Facebookが今日(米国時間3/7)大々的に発表した新しいニュースフィードでは、ユーザーの写真が大きくなったが、ニュースフィード中の広告も大きくなる。「われわれはユーザーがフィード内で見るあらゆるコンテンツを、今まで以上に没入的にする。これはあらゆるものが対象であり広告もそこに含まれる」とFacebookの製品デザイン責任者、Julie Zhuoは言った。Facebookページは「フォロー中フィード」のおかげでペーシビューが増えるかもしれない。しかし今回Facebookには、「Facebookページのない」フィードもできた。

Mark ZuckerbergをはじめとするFacebookの幹部らは、プレゼンの中で広告に関して一切言及しなかった。話をしたのは、Q&Aセッションで質問された時だ。

しかし、このデザイン変更が広告主に影響を与えるのはこの部分だ。FacebookはUIを整理整頓して、中央のフィードで多くのスペースを写真に与えた。企業は写真を載せたフィード広告を買えば、その写真も大きく表示される。これには、大型のホームページ全面広告や高級雑誌の広告を使い慣れている高級ブランドを呼び寄せる効果がある。

Facebook以外のウェブサイトは、自分たちのコンテンツを見せびらかす良い機会を得ることになる。Facebookは、Pinterestからシェアされたコンテンツが豪華に表示されるところを披露したが、これはこの画像共有サイトにとっても、そこからトラフィックを誘導されるEコマース店舗にとっても有難いはずだ。Zuckerbergは、Quoraをはじめ他のサイトにとっても後押しになるだろうと言った。シェアされたリンクに表示される抜粋が以前より長くなるため、内容のある優れたサイトは恩恵を受けるが、人々が勘違いしてクリックすることを狙った釣り見出しにとっては不利になるだろう。

Pinterest Share

さらにFacebookは、ユーザーが様々なコンテンツ別フィードを選べるようにした。これは、ユーザーがどのフィードを常用するかによって、ビジネスページやプロのライターを有利にも不利にもする。
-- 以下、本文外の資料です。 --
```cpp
template <int WL, int ROWS, int HALO>
__global__ __launch_bounds__(256, 1) void up2_taps_fused_kernel(TapsArgs a)
{
    static_assert((WL == 32 && ROWS == 8 && HALO == 1) || (WL == 16 && ROWS == 16 && HALO == 0), "bands of 8 rows of 32-wide maps, or whole 16 x 16 maps");
    constexpr int SROWS = ROWS + 2 * HALO, P = SROWS * WL, NF = P / 32, NFW = (NF + 3) / 4;
    constexpr int W_BYTES = 9 * TAP_BYTES, CH_BYTES = P * 128, ROW_BYTES = WL * 128;
    static_assert(P % 32 == 0 && ROWS * WL == 256, "whole fragments; one (column, channel quad) thread per eight rows");
    __shared__ __attribute__((aligned(1024))) unsigned char lds[W_BYTES + 2 * CH_BYTES];
    static_assert(sizeof(lds) <= 160 * 1024, "one block per CU");

    const int t = threadIdx.x, lane = t & 63;
    const int wave = __builtin_amdgcn_readfirstlane(t >> 6);
    const int ntn = a.Cout >> 5, nb = a.Hl / ROWS;
    int bid = blockIdx.x;
    const int tile_n = bid % ntn; bid /= ntn;
    const int band = bid % nb; const int m = bid / nb;
    const int r0 = band * ROWS, col0 = tile_n * 32, sbase = r0 - HALO;
    const int Hl = a.Hl;

    auto frag = [&](int fi) { const int f = wave + 4 * fi; return f < NF ? f : wave + 4; };
    h8v xh[NFW][4], xl[NFW][4];
#pragma unroll
    for (int fi = 0; fi < NFW; ++fi) {
        const int f = frag(fi);
        {
            const int p = f * 32 + (lane & 31), sr = p / WL, cx = p - sr * WL;
            const int row = min(max(sbase + sr, 0), Hl - 1);
            const unsigned char* sp = (const unsigned char*)a.src + ((size_t)(m * Hl + row) * WL + cx) * 256 + (lane >> 5) * 16;
#pragma unroll
            for (int kc = 0; kc < 4; ++kc) {
                xh[fi][kc] = *reinterpret_cast<const h8v*>(sp + (kc >> 1) * 128 + (kc & 1) * 32);
                xl[fi][kc] = *reinterpret_cast<const h8v*>(sp + (kc >> 1) * 128 + 64 + (kc & 1) * 32);
            }
        }
    }
    {
        const rsrc_t rsw = make_rsrc(a.wt, (size_t)9 * a.Cout * 256);
#pragma unroll
        for (int tp = 0; tp < 9; ++tp)
#pragma unroll
            for (int k = 0; k < 2; ++k) {
                const int i = wave + 4 * k, row = 4 * i + (lane >> 4), piece = (lane & 15) ^ (row & 15);
                dma16(rsw, lds + tp * TAP_BYTES + i * 1024, ((tp * a.Cout + col0 + row) * 16 + piece) * 16, 0);
            }
    }
    const int wfo = (lane & 31) * 256 + (((lane >> 5) ^ (lane & 15)) * 16);

    const int quad = t & 7, j = (t >> 3) & (WL - 1);
    const int ib = WL == 32 ? 0 : 8 * (wave >> 1);
    int coff[3];
#pragma unroll
    for (int c = 0; c < 3; ++c) {
        const int col = min(max(j - 1 + c, 0), WL - 1);
        coff[c] = col * 128 + ((quad ^ ((col >> 1) & 3)) * 16);
    }
    float hx[4], lx[4];
    hx[0] = j > 0 ? 0.75f : 0.0f;      lx[0] = j > 0 ? 0.25f : 0.0f;
    hx[1] = j > 0 ? 0.25f : 1.0f;      lx[1] = j > 0 ? 0.75f : 0.0f;
    hx[2] = 0.75f;                     lx[2] = 0.25f;
    hx[3] = j < WL - 1 ? 0.25f : 0.0f; lx[3] = j < WL - 1 ? 0.75f : 0.0f;

    f4v out[8][2][2];
#pragma unroll
    for (int it = 0; it < 8; ++it)
#pragma unroll
        for (int ab = 0; ab < 4; ++ab) out[it][ab >> 1][ab & 1] = (f4v)(0.0f);

    wait_taps_in_flight(16);
    __builtin_amdgcn_s_barrier();
    asm volatile("" ::: "memory");

    auto tap = [&]<int tp>() {
        constexpr int ky = tp / 3, kx = tp - 3 * ky;
        unsigned char* chunk = lds + W_BYTES + (tp & 1) * CH_BYTES;
        {
            const unsigned char* wb = lds + tp * TAP_BYTES;
            h8v wh[4], wl[4];
#pragma unroll
            for (int kc = 0; kc < 4; ++kc) {
                const int K = 8 * (kc >> 1) + 2 * (kc & 1);
                wh[kc] = *reinterpret_cast<const h8v*>(wb + (wfo ^ (K * 16)));
                wl[kc] = *reinterpret_cast<const h8v*>(wb + (wfo ^ ((K + 4) * 16)));
            }
#pragma unroll
            for (int fi = 0; fi < NFW; ++fi) {
                const int f = frag(fi);
                {
                    f16v acc = (f16v)(0.0f), acc1 = (f16v)(0.0f);
#pragma unroll
                    for (int kc = 0; kc < 4; ++kc) {
                        acc  = __builtin_amdgcn_mfma_f32_32x32x16_f16(wh[kc], xh[fi][kc], acc, 0, 0, 0);
                        acc1 = __builtin_amdgcn_mfma_f32_32x32x16_f16(wl[kc], xh[fi][kc], acc1, 0, 0, 0);
                        acc1 = __builtin_amdgcn_mfma_f32_32x32x16_f16(wh[kc], xl[fi][kc], acc1, 0, 0, 0);
                    }
                    const int px = f * 32 + (lane & 31);
                    unsigned char* cp = chunk + px * 128;
                    const int sw = (px >> 1) & 3;
#pragma unroll
                    for (int q = 0; q < 4; ++q) {
                        f4v v;
#pragma unroll
                        for (int e = 0; e < 4; ++e) v[e] = acc_join<false>(acc1[4 * q + e], acc[4 * q + e]);
                        *reinterpret_cast<f4v*>(cp + (((2 * q + (lane >> 5)) ^ sw) * 16)) = v;
                    }
                }
                __builtin_amdgcn_sched_barrier(0);
            }
        }
        if (tp < 8) wait_taps_in_flight(2 * (7 - tp));
        wait_lds_reads();
        __builtin_amdgcn_s_barrier();
        asm volatile("" ::: "memory");
#pragma unroll
        for (int it = 0; it < 8; ++it) {
            const int i = r0 + ib + it;
            float hy[4], ly[4];
            const bool top = it == 0 && i == 0, bot = it == 7 && i == Hl - 1;
            hy[0] = top ? 0.0f : 0.75f; ly[0] = top ? 0.0f : 0.25f;
            hy[1] = top ? 1.0f : 0.25f; ly[1] = top ? 0.0f : 0.75f;
            hy[2] = 0.75f;              ly[2] = 0.25f;
            hy[3] = bot ? 0.0f : 0.25f; ly[3] = bot ? 0.0f : 0.75f;
            f4v v[3][3];
#pragma unroll
            for (int r = 0; r < 3; ++r) {
                if (r < (ky >> 1) || r > ((ky + 1) >> 1) + 1) continue;
                const unsigned char* rp = chunk + (min(max(i - 1 + r, 0), Hl - 1) - sbase) * ROW_BYTES;
#pragma unroll
                for (int c = 0; c < 3; ++c) {
                    if (c < (kx >> 1) || c > ((kx + 1) >> 1) + 1) continue;
                    v[r][c] = *reinterpret_cast<const f4v*>(rp + coff[c]);
                }
            }
#pragma unroll
            for (int ay = 0; ay < 2; ++ay)
#pragma unroll
                for (int bx = 0; bx < 2; ++bx) {
                    const int uy = ay + ky, ux = bx + kx, r = uy >> 1, c = ux >> 1;
                    const float w00 = hy[uy] * hx[ux], w01 = hy[uy] * lx[ux], w10 = ly[uy] * hx[ux], w11 = ly[uy] * lx[ux];
                    f4v o = out[it][ay][bx];
#pragma unroll
                    for (int e = 0; e < 4; ++e)
                        o[e] = fmaf(w11, v[r + 1][c + 1][e], fmaf(w10, v[r + 1][c][e], fmaf(w01, v[r][c + 1][e], fmaf(w00, v[r][c][e], o[e]))));
                    asm volatile("" : "+v"(o));
                    out[it][ay][bx] = o;
                }
            __builtin_amdgcn_sched_barrier(0);
        }
    };
    tap.template operator()<0>(); tap.template operator()<1>(); tap.template operator()<2>();
    tap.template operator()<3>(); tap.template operator()<4>(); tap.template operator()<5>();
    tap.template operator()<6>(); tap.template operator()<7>(); tap.template operator()<8>();

    f4v bv = (f4v)(0.0f);
    if (a.bias) bv = *reinterpret_cast<const f4v*>(a.bias + col0 + quad * 4);
    const int Ho = 2 * Hl, Wo = 2 * WL;
#pragma unroll
    for (int it = 0; it < 8; ++it)
#pragma unroll
        for (int ay = 0; ay < 2; ++ay)
#pragma unroll
            for (int bx = 0; bx < 2; ++bx) {
                f4v o = out[it][ay][bx] + bv;
                if (a.act == OMNI_ACT_RELU) { o.x = fmaxf(o.x, 0.f); o.y = fmaxf(o.y, 0.f); o.z = fmaxf(o.z, 0.f); o.w = fmaxf(o.w, 0.f); }
                const int oy = 2 * (r0 + ib + it) + ay, ox = 2 * j + bx;
                act_store4<true>(a.dst, (((size_t)m * Ho + oy) * Wo + ox) * a.Cout + col0 + quad * 4, o);
            }
}

}

OMNI_SH_OVERFLOW_ACCESSOR(omni_sh_overflow_up2_taps)

extern "C" int omni_conv3x3_up2_taps_sh_f16x3(const void* src, const void* wt16t, const float* bias, void* dst, int fmt,
                                              int M, int Hl, int Wl, int C, int Cout, int act, omni_stream_t stream)
{
    if (!src || !wt16t || !dst) OMNI_FAIL(OMNI_ERR_INVALID, "omni_conv3x3_up2_taps_sh: null pointer");
    if (M <= 0 || Hl <= 0 || Wl <= 0 || C <= 0 || C % 32 || Cout <= 0 || Cout % 32) OMNI_FAIL(OMNI_ERR_INVALID, "omni_conv3x3_up2_taps_sh: bad shape (channels must be multiples of 32)");
    if ((uintptr_t)src % 16 || (uintptr_t)wt16t % 16 || (uintptr_t)bias % 16 || (uintptr_t)dst % 16) OMNI_FAIL(OMNI_ERR_INVALID, "omni_conv3x3_up2_taps_sh: tensors must be 16-byte aligned");
    const bool bands = Wl == 32 && Hl % 8 == 0, image = Wl == 16 && Hl == 16;
    if ((fmt & ~4) != 1 || C != 64 || Cout != 64 || !(bands || image) || (act != OMNI_ACT_NONE && act != OMNI_ACT_RELU))
        OMNI_FAIL(OMNI_ERR_UNSUPPORTED, "omni_conv3x3_up2_taps_sh: serves f16x3 with an SH result, 64 -> 64 channels, Wl = 32 with Hl % 8 == 0 or 16 x 16 maps, no activation or ReLU");
    if ((long long)M * Hl * Wl * 4 >= (1ll << 31)) OMNI_FAIL(OMNI_ERR_UNSUPPORTED, "omni_conv3x3_up2_taps_sh: tensor too large for 32-bit indices");
    TapsArgs a;
    a.src = src; a.wt = wt16t; a.bias = bias; a.dst = dst; a.M = M; a.Hl = Hl; a.Cout = Cout; a.act = act;
    const unsigned ntn = (unsigned)(Cout / 32);
    if (bands) hipLaunchKernelGGL((up2_taps_fused_kernel<32, 8, 1>), dim3((unsigned)M * (unsigned)(Hl / 8) * ntn), dim3(256), 0, (hipStream_t)stream, a);
    else       hipLaunchKernelGGL((up2_taps_fused_kernel<16, 16, 0>), dim3((unsigned)M * ntn), dim3(256), 0, (hipStream_t)stream, a);
    OMNI_HIP(hipGetLastError());
    return OMNI_OK;
}
```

Facebookページのみの「ページフィード」は、格上げされて「フォロー中」フィードに名前が変わった。ここには、ユーザーが「いいね!」を付けたFacebookページやフォロー中の著名人の最新情報が流れてくる。これは、Facebookページやプロのコンテンツ制作者にとっては有利だ。なぜなら以前はFacebookが標準ニュースフィードをフィルターする方式のために、最新情報の一部しかユーザーの目に触れなかったからだ。これで情報に貪欲な人々にとっては、効率よく記事を見つける方法ができた。

一方で、Facebookの中にFacebookページや著名人の入り込めない領域もできた。友達のみフィードは、企業にとって特に問題だ。もしユーザーがこれを常用すれば、企業ページへの関心を表すために気軽にいいね!を付けたり、サードパーティーをパーソナル化したりしても、それらの記事をフィードで見なくてもよくなる。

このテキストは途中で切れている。